Collected data entries:
◇ ◇ ◇ ◇ ◇

Plan import_plan(const plx_ir* ir, int n_ir, const plx_aexpr* ae, int n_ae, uint32_t flags) {
  Plan p;
  p.flags = flags;
  PLX_REQUIRE(ir && n_ir > 0, PLX_ERR_INVALID, "execute_plan: empty IR arena");
  for (int i = 0; i < n_ae; i++) {
    AE e;
    e.kind = ae[i].kind; e.op = ae[i].op; e.lhs = ae[i].lhs; e.rhs = ae[i].rhs; e.dtype = ae[i].dtype; e.is_null = ae[i].is_null; e.lit = ae[i].lit;
    if (ae[i].name) e.name = ae[i].name;
    if (e.kind == PLX_AE_TERNARY) {
      e.cond = ae[i].cond;
      PLX_REQUIRE(e.cond >= 0 && e.lhs >= 0 && e.rhs >= 0, PLX_ERR_INVALID, "ternary expression needs a predicate (cond), a then (lhs) and an otherwise (rhs) input");
    }
    if (e.kind == PLX_AE_BITMAP_LOOKUP) {
      PLX_REQUIRE(e.lhs >= 0, PLX_ERR_INVALID, "bitmap lookup needs an integer input (lhs)");
      e.lut = get_column(ae[i].lit.u);
      PLX_REQUIRE(e.lut->dtype == PLX_BOOL, PLX_ERR_INVALID, "bitmap lookup: the lookup bitmap must be a Boolean column");
      PLX_REQUIRE(!e.lut->validity || e.lut->null_count == 0 || (e.lut->values && column_null_count(e.lut) == 0), PLX_ERR_INVALID, "bitmap lookup: the lookup bitmap must not hold nulls");
    }
    if (e.kind == PLX_AE_TEMPORAL) {
      PLX_REQUIRE(e.lhs >= 0, PLX_ERR_INVALID, "date part needs a Date / Datetime input (lhs)");
      PLX_REQUIRE(e.lit.u < (uint64_t)temporal::kNumUnits && temporal::part_ok(e.op, (int)e.lit.u), PLX_ERR_INVALID,
                  "date part: part " + std::to_string(e.op) + " of unit " + std::to_string((long long)e.lit.i) + " (plx_temporal_part_kind 0..9, plx_time_unit 0..3; the time of day and date() exist for a Datetime only)");
    }
    if (e.kind == PLX_AE_AGG && (e.op == PLX_AGG_VAR || e.op == PLX_AGG_STD))
      PLX_REQUIRE(e.lhs >= 0 && e.lit.u <= 255, PLX_ERR_INVALID, "var / std: the node carries ddof 0..255 in lit.u, got " + std::to_string((long long)e.lit.i));
    if (e.kind == PLX_AE_AGG && e.op == PLX_AGG_QUANTILE)
      PLX_REQUIRE(e.lhs >= 0 && quantile::q_ok(e.lit.f64) && quantile::interpolation_ok(e.dtype), PLX_ERR_INVALID,
                  "quantile: the node carries q in [0, 1] in lit.f64 and a plx_quantile_interpolation 0..4 in its dtype slot, got q=" + std::to_string(e.lit.f64) + ", interpolation=" + std::to_string(e.dtype));
    PLX_REQUIRE(e.lhs < i && e.rhs < i && e.cond < i, PLX_ERR_INVALID, "AExpr arena must be topologically ordered (children before parents)");
    if (e.kind == PLX_AE_WINDOW_KEY) {
      PLX_REQUIRE(e.lhs >= 0, PLX_ERR_INVALID, "window key link needs a key expression (lhs)");
      PLX_REQUIRE(e.rhs < 0 || ae[e.rhs].kind == PLX_AE_WINDOW_KEY, PLX_ERR_INVALID, "window key link: rhs must be the next link or -1");
    }
    if (e.kind == PLX_AE_WINDOW) {
      PLX_REQUIRE(e.lhs >= 0, PLX_ERR_INVALID, "window expression needs a function (lhs)");
      PLX_REQUIRE(e.rhs >= 0 && ae[e.rhs].kind == PLX_AE_WINDOW_KEY, PLX_ERR_INVALID, "window expression without a key: rhs must be the first PLX_AE_WINDOW_KEY link");
      int n_links = 0;
      for (int l = e.rhs; l >= 0; l = ae[l].rhs) n_links++;
      PLX_REQUIRE(n_links <= window::kMaxKeys, PLX_ERR_UNSUPPORTED, "window over " + std::to_string(n_links) + " keys; a window takes 1.." + std::to_string(window::kMaxKeys) + " keys on this path");
    }
    if (e.kind == PLX_AE_CUMULATIVE) {
      PLX_REQUIRE(e.lhs >= 0, PLX_ERR_INVALID, "cumulative expression needs an operand (lhs)");
      PLX_REQUIRE(cumulative::op_ok(e.op), PLX_ERR_INVALID, "cumulative expression: op " + std::to_string(e.op) + " is no plx_cum_op (0 = sum, 1 = min, 2 = max, 3 = count)");
      PLX_REQUIRE(e.lit.u <= 1, PLX_ERR_INVALID, "cumulative expression: reverse rides in lit.u as 0 / 1, got " + std::to_string((long long)e.lit.i));
    }
    if (e.kind == PLX_AE_RANK) {
      PLX_REQUIRE(e.lhs >= 0, PLX_ERR_INVALID, "rank expression needs an operand (lhs)");
      PLX_REQUIRE(cumulative::method_ok(e.op), PLX_ERR_INVALID, "rank expression: method " + std::to_string(e.op) + " is no plx_rank_method (0 = average, 1 = min, 2 = max, 3 = dense, 4 = ordinal)");
      PLX_REQUIRE(e.lit.u <= 1, PLX_ERR_INVALID, "rank expression: descending rides in lit.u as 0 / 1, got " + std::to_string((long long)e.lit.i));
    }
    if (e.kind == PLX_AE_SHIFT) {
      PLX_REQUIRE(e.lhs >= 0, PLX_ERR_INVALID, "shift / diff expression needs an operand (lhs)");
      PLX_REQUIRE(e.op == 0 || e.op == 1, PLX_ERR_INVALID, "shift / diff expression: op " + std::to_string(e.op) + " is neither 0 (shift) nor 1 (diff)");
      PLX_REQUIRE(e.rhs < 0 || (e.op == 0 && e.rhs < i && ae[e.rhs].kind == PLX_AE_LITERAL && !ae[e.rhs].is_null), PLX_ERR_INVALID,
                  "shift expression: fill_value (rhs) must be a non-null literal node or -1, and diff takes none");
    }
    if (e.kind == PLX_AE_ROLLING) {
      PLX_REQUIRE(e.lhs >= 0, PLX_ERR_INVALID, "rolling expression needs an operand (lhs)");
      PLX_REQUIRE(rolling::op_ok(e.op), PLX_ERR_INVALID, "rolling expression: op " + std::to_string(e.op) + " is no plx_rolling_op (0 = sum, 1 = mean, 2 = min, 3 = max)");
      const rolling::Params rp = rolling::unpack_params(e.lit.u);
      PLX_REQUIRE(rp.window >= 1 && rp.window <= 0x7fffffffull, PLX_ERR_INVALID, "rolling expression: window_size (lit.u bits 0..31) must be at least 1 and below 2^31, got " + std::to_string((long long)rp.window));
// ... 1160 lines not shown
    const int64_t step = (n + ((int64_t)1 << 20) - 1) >> 20;
    const bool dict_ok = (step <= 1 || enc::dict_collect(col->values->as<uint64_t>(), col->valid_words(), n, step, &pats)) &&
                         enc::dict_collect(col->values->as<uint64_t>(), col->valid_words(), n, 1, &pats);
    if (!dict_ok) return build_decimal_shadow(col, step);
    if (pats.empty()) return nullptr;
    s->kind = EncodedShadow::kDict; s->width = 1; s->n_dict = (int)pats.size();
    pats.resize(kDictSlots, 0);
    s->dict = dev_alloc(sizeof(uint64_t) * kDictSlots);
    s->codes = dev_alloc(groups);
    h2d_async(s->dict->ptr, pats.data(), sizeof(uint64_t) * kDictSlots);
    PLX_HIP(hipStreamSynchronize(stream()));
    if (!enc::dict_encode(col->values->as<uint64_t>(), col->valid_words(), n, s->dict->as<unsigned long long>(), s->n_dict, s->codes->as<uint8_t>())) return nullptr;
    return s;
  }
  int64_t mn, mx;
  if (col->range_state == 1 && col->range_trusted && !col->range_assumed) { mn = col->range_min; mx = col->range_max; }
  else {
    const k::ReduceResult rr = k::reduce_all(col->dtype, col->data(), col->valid_words(), n);
    if (rr.n_valid == 0) return nullptr;
    mn = (int64_t)rr.minmax_lo; mx = (int64_t)rr.minmax_hi;
  }
  uint64_t g = 0;
  if (enc::affine_needs_gcd(mn, mx)) {
    if (col->dtype != PLX_I64) return nullptr;
    g = enc::affine_gcd(col->values->as<int64_t>(), col->valid_words(), n, mn);
  }
  const enc::AffineChoice ch = enc::choose_affine(mn, mx, g);
  if (!ch.ok || ch.width * 4 > dtype_width(col->dtype)) return nullptr;
  s->kind = EncodedShadow::kAffine; s->width = ch.width; s->base = ch.base; s->stride = ch.stride;
  s->codes = dev_alloc(groups * (size_t)ch.width);
  if (!enc::affine_encode(col->dtype, col->data(), col->valid_words(), n, ch.base, ch.stride, ch.width, s->codes->ptr)) return nullptr;
  return s;
}
static std::shared_ptr<EncodedShadow> encoded_shadow_for_scan(const ColumnPtr& col, bool may_build) {
  if (!encoded_inputs_enabled()) return nullptr;
  std::shared_ptr<EncodedShadow> s = std::atomic_load(&col->shadow);
  if (s && s->kind != EncodedShadow::kNone) return s;
  if (!may_build || (s && s->never_encode) || !col->values || !col->values->owned || col->len <= 0) return nullptr;
  if (col->dtype != PLX_I64 && col->dtype != PLX_F64 && col->dtype != PLX_I32 && col->dtype != PLX_U32) return nullptr;
  auto next = std::make_shared<EncodedShadow>();
  next->scans = (s ? s->scans : 0) + 1;
  if (next->scans >= 2) {
    std::shared_ptr<EncodedShadow> built;
    try { built = build_shadow(col); }
    catch (const Error& e) { if (e.code != PLX_ERR_OOM) throw; (void)hipGetLastError(); }
    if (built) { built->scans = next->scans; next = built; }
    else next->never_encode = true;
  }
  std::atomic_store(&col->shadow, next);
  return next->kind != EncodedShadow::kNone ? next : nullptr;
}
struct ScanProgram { Shape shape; Args args; int static_id; std::string note; };
static ScanProgram scan_program_with_encodings(const Compiler& c, bool may_build) {
  ScanProgram sp{c.shape, c.args, -1, ""};
  enc::InputEncoding e[kMaxInputs];
  bool any = false;
  for (int i = 0; i < c.shape.n_inputs; i++) {
    const ColumnPtr& col = c.cols[c.input_cols[i]];
    if (c.args.in[i].values != col->data() || c.args.n_rows != col->len) continue;
    const std::shared_ptr<EncodedShadow> s = encoded_shadow_for_scan(col, may_build);
    if (!s) continue;
    e[i].kind = s->kind; e[i].width = s->width; e[i].base = s->base; e[i].stride = s->stride;
    e[i].codes = s->codes ? s->codes->ptr : nullptr; e[i].dict = s->dict ? s->dict->as<unsigned long long>() : nullptr;
    any = true;
  }
  uint32_t taken = 0;
  if (any && enc::encode_program(c.shape, c.args, e, &sp.shape, &sp.args, &taken)) {
    sp.note = "encoded{";
    bool first = true;
    for (int i = 0; i < c.shape.n_inputs; i++) {
      if (!((taken >> i) & 1u)) continue;
      std::string name = "?";
      for (size_t j = 0; j < c.df->cols.size(); j++) if (c.df->cols[j] == c.cols[c.input_cols[i]]) name = c.df->names[j];
      sp.note += std::string(first ? "" : ",") + name + ":" + (e[i].kind == EncodedShadow::kDict ? "dict" : e[i].kind == EncodedShadow::kDecimal ? "decimal" : "affine") + std::to_string(8 * e[i].width);
      first = false;
    }
    sp.note += "}";
  }
  sp.static_id = find_static_shape(sp.shape);
  return sp;
}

◇ ◇ ◇ ◇ ◇

▸ **Work order**
Output only the lines from the top of the entries through the one holding "if (e.kind == PLX_AE_TEMPORAL)", copied exactly.

▸ **Final answer**
Plan import_plan(const plx_ir* ir, int n_ir, const plx_aexpr* ae, int n_ae, uint32_t flags) {
  Plan p;
  p.flags = flags;
  PLX_REQUIRE(ir && n_ir > 0, PLX_ERR_INVALID, "execute_plan: empty IR arena");
  for (int i = 0; i < n_ae; i++) {
    AE e;
    e.kind = ae[i].kind; e.op = ae[i].op; e.lhs = ae[i].lhs; e.rhs = ae[i].rhs; e.dtype = ae[i].dtype; e.is_null = ae[i].is_null; e.lit = ae[i].lit;
    if (ae[i].name) e.name = ae[i].name;
    if (e.kind == PLX_AE_TERNARY) {
      e.cond = ae[i].cond;
      PLX_REQUIRE(e.cond >= 0 && e.lhs >= 0 && e.rhs >= 0, PLX_ERR_INVALID, "ternary expression needs a predicate (cond), a then (lhs) and an otherwise (rhs) input");
    }
    if (e.kind == PLX_AE_BITMAP_LOOKUP) {
      PLX_REQUIRE(e.lhs >= 0, PLX_ERR_INVALID, "bitmap lookup needs an integer input (lhs)");
      e.lut = get_column(ae[i].lit.u);
      PLX_REQUIRE(e.lut->dtype == PLX_BOOL, PLX_ERR_INVALID, "bitmap lookup: the lookup bitmap must be a Boolean column");
      PLX_REQUIRE(!e.lut->validity || e.lut->null_count == 0 || (e.lut->values && column_null_count(e.lut) == 0), PLX_ERR_INVALID, "bitmap lookup: the lookup bitmap must not hold nulls");
    }
    if (e.kind == PLX_AE_TEMPORAL) {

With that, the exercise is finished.